Wie eine wilde Sau wird das Thema Wachstum nun durch Jena getrieben. Gemeint ist ein Wachstum, welches vor allem weitere notwendige Steuereinnahmen für die Stadt bedeutet, denn Jena leistet sich, laut einer aktuellen Studie, jetzt schon einen Verwaltungsapparat, welcher sich jedoch erst bei einer Einwohnerzahl von weiteren ca. 10000 Bürgern rechnen würde bzw. als angemessen gelten würde.

Eine qualifizierte Debatte zum Wachstum gab es bisher leider weder in den Ausarbeitungen der Verwaltungen, noch des neuen OB´s, der dies explizit zu seinem Thema erklärt hat, noch in den politischen Debatten im Stadtrat. Vor allem fällt am meisten auf, dass der Bürger dabei überhaupt keine Rolle mehr spielt. Wachstum wird eben jetzt beschlossen und Punkt. Mensch, ist das einfach. Das muss einem doch gesagt werden. Ironie aus!

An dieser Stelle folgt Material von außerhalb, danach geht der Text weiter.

+                          uint32_t tpc, k1_ordered<D>* out) {
+  const uint32_t padded = (s->sz + kTileJ - 1) / kTileJ * kTileJ, nblk = padded / kBlock, bpc = tpc * (kTileJ / kBlock);
+  const k1_order_layout l = k1_order_layout_of(s->sz, s->count, D);
+  void *w = nullptr, *b = nullptr;
+  if (int r = ap_scratch_get(st, 8, l.bytes, &w)) return r;
+  if (int r = ap_scratch_get(st, 7, ap_box_bytes(s->sz, D), &b)) return r;
+  char* base = static_cast<char*>(w);
+  uint64_t* keys[2] = {reinterpret_cast<uint64_t*>(base + l.keys[0]), reinterpret_cast<uint64_t*>(base + l.keys[1])};
+  uint32_t* idx[2]  = {reinterpret_cast<uint32_t*>(base + l.idx[0]), reinterpret_cast<uint32_t*>(base + l.idx[1])};
+  uint32_t* hist    = reinterpret_cast<uint32_t*>(base + l.hist);
+  auto* recs        = reinterpret_cast<src_rec<double, D>*>(base + l.recs);
+  auto* csts        = reinterpret_cast<cst_batch*>(base + l.cst);
+  double* xs        = reinterpret_cast<double*>(base + l.xs);
+  double* cbox      = reinterpret_cast<double*>(static_cast<char*>(b) + kBoxHeaderBytes);
+  double* pbox      = cbox + size_t(2 * D) * (padded / kTileJ);
+  const double* x   = static_cast<const double*>(s->x);
+  const bool whole  = s->first == 0 && s->count == s->sz;
+  int fin           = 0;
+  hipLaunchKernelGGL((k1_order_key_kernel<D>), dim3((s->sz + kBlock - 1) / kBlock), dim3(kBlock), 0, st, x, 0u, s->sz, rule, keys[0]);
+  NB_HIP(hipGetLastError());
+  if (int r = radix_sort_pairs(keys, idx, s->sz, kOrderKeyBits, hist, st, &fin)) return r;
+  hipLaunchKernelGGL((k1_order_gather_kernel<D>), dim3(nblk), dim3(kBlock), 0, st, packed, cst, idx[fin], recs, csts, s->sz, pbox,
+                     whole ? xs : static_cast<double*>(nullptr), rule);
+  NB_HIP(hipGetLastError());
+  hipLaunchKernelGGL((k1_order_box_kernel<D>), dim3((nblk + bpc - 1) / bpc), dim3(kBlock), 0, st, pbox, nblk, bpc, cbox);
+  NB_HIP(hipGetLastError());
+  if (!whole) {
+    hipLaunchKernelGGL((k1_order_key_kernel<D>), dim3((s->count + kBlock - 1) / kBlock), dim3(kBlock), 0, st, x, s->first, s->count, rule, keys[0]);
+    NB_HIP(hipGetLastError());
+    if (int r = radix_sort_pairs(keys, idx, s->count, kOrderKeyBits, hist, st, &fin)) return r;
+    hipLaunchKernelGGL((k1_order_targets_kernel<D>), dim3((s->count + kBlock - 1) / kBlock), dim3(kBlock), 0, st, x, s->first, s->count, idx[fin], xs, rule);
+    NB_HIP(hipGetLastError());
+  }
+  *out = {recs, csts, cbox, xs, reinterpret_cast<double*>(base + l.as), idx[fin]};
+  return NBODY_OK;
+}
+
 template <typename T, int D>
 static int ap_prepare(const nbody_state* s, hipStream_t st, bool pack, src_rec<T, D>** packed_out, const cst_batch** cst_out,
                       const k1_rule** rule_out, uint32_t* turn, size_t turn_words, bool with_rule = true, uint32_t box_tpc = 0,
@@ -545,8 +751,9 @@
   const T* box          = nullptr;
   bool certify          = !SOFT && sizeof(T) == 8 && k1_box_wanted(s->sz, plan.chunks);
   if (const char* e = experiment_env("NBODY_K1_NO_CERT"); e && e[0] == '1') certify = false;
+  [[maybe_unused]] const bool ordered = certify && plan.chunks > 1 && k1_order_wanted(s->sz, plan.chunks);
   if (int r = ap_prepare<T, D>(s, st, true, &packed, &cst, &rule, h.turn, h.turn ? sgpr_turn_words<R, JS>(s->count) : 0, !SOFT,
-                               certify ? plan.tiles_per_chunk : 0u, &box))
+                               certify && !ordered ? plan.tiles_per_chunk : 0u, &box))
     return r;
   if constexpr (SOFT) {
     hipLaunchKernelGGL((all_pairs_softened_sgpr_kernel<T, D, R, JS>), dim3(blocks, plan.chunks), dim3(64 * kSgprWaves<JS>), 0, st,
@@ -573,6 +780,21 @@
     return NBODY_OK;
   }
 #endif
+  if constexpr (sizeof(T) == 8) {
+    if (ordered) {
+      k1_ordered<D> o{};
+      if (int r = k1_order_queue<D>(s, st, packed, cst, rule, plan.tiles_per_chunk, &o)) return r;
+      ra.box = o.box;
+      hipLaunchKernelGGL((all_pairs_force_sgpr_kernel<T, D, R, JS>), dim3(blocks, plan.chunks), dim3(64 * kSgprWaves<JS>), 0, st,
+                         o.packed, o.cst, o.xs, o.as, static_cast<T>(s->c), s->sz, 0u, s->count, plan.tiles_per_chunk, h, ra);
+      NB_HIP(hipGetLastError());
+      hipLaunchKernelGGL((k1_order_scatter_kernel<D>), dim3((s->count + kBlock - 1) / kBlock), dim3(kBlock), 0, st,
+                         reinterpret_cast<const uint64_t*>(o.as), s->count, o.tperm, static_cast<uint64_t*>(s->a));
+      NB_HIP(hipGetLastError());
+      if (h.turn != nullptr && h.sums == nullptr) ap_status_mark(st);
+      return NBODY_OK;
+    }
+  }
   hipLaunchKernelGGL((all_pairs_force_sgpr_kernel<T, D, R, JS>), dim3(blocks, plan.chunks), dim3(64 * kSgprWaves<JS>), 0, st,
                      packed, cst, static_cast<const T*>(s->x), static_cast<T*>(s->a), static_cast<T>(s->c), s->sz, s->first, s->count,
                      plan.tiles_per_chunk, h, ra);
@@ -653,7 +875,10 @@
     });
     snprintf(out, len, "all_pairs_force_sgpr_kernel<%s,%d,R=%d,JS=%d> tile=%d chunks=%u%s pair=%s%s", t, D, p.r, p.js, kTileJ, p.chunks,
              p.chunks > 1 ? (collect ? "(summed in chunk order by the last to arrive)" : "(summed in turn into a)") : "", pair,
-             sizeof(T) == 8 && k1_box_wanted(s->sz, p.chunks) ? " cert=box-gap>=3[if sparse: blocks proven far skip the r2 test]" : "");
+             sizeof(T) == 8 && k1_box_wanted(s->sz, p.chunks)
+                 ? (k1_order_wanted(s->sz, p.chunks) ? " cert=box-gap>=3[if sparse: blocks proven far skip the r2 test] order=morton30[if sparse]"
+                                                    : " cert=box-gap>=3[if sparse: blocks proven far skip the r2 test]")
+                 : "");
   }
   else
     snprintf(out, len, "all_pairs_force_kernel<%s,%d,R=%d,JS=%d> tile=%d chunks=1 pair=%s", t, D, p.r, p.js, kTileJ, pair);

Zum Glück werden die Tage langsam wieder länger und dadurch wird es auch heller, hoffentlich auch in den scheinbar noch zu erleuchtenden Köpfen einiger Verantwortungsträger in Jena. Zeichnet sich dabei jetzt dann doch schon Panik ab? Immerhin haben wir fast 5000 Stundenten in den letzten Jahren verloren. Gerne werden solche Zahlen immer mal aufgehübscht dargestellt, aber Statistik lügt nun mal nicht. Im Rahmen einer aktualisierten Schwarmstadtstudie wird es wohl auch nicht mehr lange dauern, bis uns Erfurt überholen wird. Den größten Sprung nach vorne hat Erfurt schon mal hingelegt.

Eine Ursachenforschung findet in Jena nicht statt. Und eine Debatte, wie dies wieder zu ändern wäre, auch nicht. Ich glaube nicht, dass auch nur einer in Jena glücklich darüber ist, so viele junge Leute verloren zu haben. Was kommt denn dann noch? Die Alten aus dem Umland und aus Deutschland, denn Jena ist ja eigentlich noch immer eine schöne Stadt und hat eine schöne Region anzubieten. Natur eben, pur….Noch stopfen wir die Lücken mit Familien (nennt man heute Fachkräfte), die Wohnungsmietpreise steigen aber weiter und auch das macht sich immer stärker bemerkbar im Weggang vor allem junger Familien. Jena will also sichtlich keine Universitätsstadt mehr sein. Anders kann man sich das nicht erklären. Wo soll dann aber das Wachstum herkommen, wenn die “Jungen” die Stadt verlassen?

Sollte aber Denken und Handeln für die Zukunft Jenas nicht bedeuten, endlich wieder auch über Zukunft nachzudenken und dementsprechend zu handeln? 2019 wird ein Wahljahr und ich hoffe sehnlichst, dass vielleicht doch einmal mehr kluge junge Leute dann in die Politik gehen, um ihre Zukunft mitzugestalten. Ich finde mich ja schon fast selber zu alt dafür. Und die Alten sollten auch bitte Platz machen für die Jungen. Wenn wir es nicht schaffen, die jungen Menschen wieder stärker für Politik und Demokratie zu interessieren und vor allem ihnen auch die Möglichkeit einräumen, mitzumachen, wird das hier nichts mehr mit Jena.

Und wenn die Parteien und auch die Verwaltung nicht endlich verstehen, wie wichtig die Zivilgesellschaft im Rahmen demokratischer Prozesse ist, wird es der parlamentarischen Demokratie regelrecht an den Hals gehen. Demokratie sind eben nicht nur die Wahlen, sondern vor allem alles dazwischen. Also Jugend – empört Euch!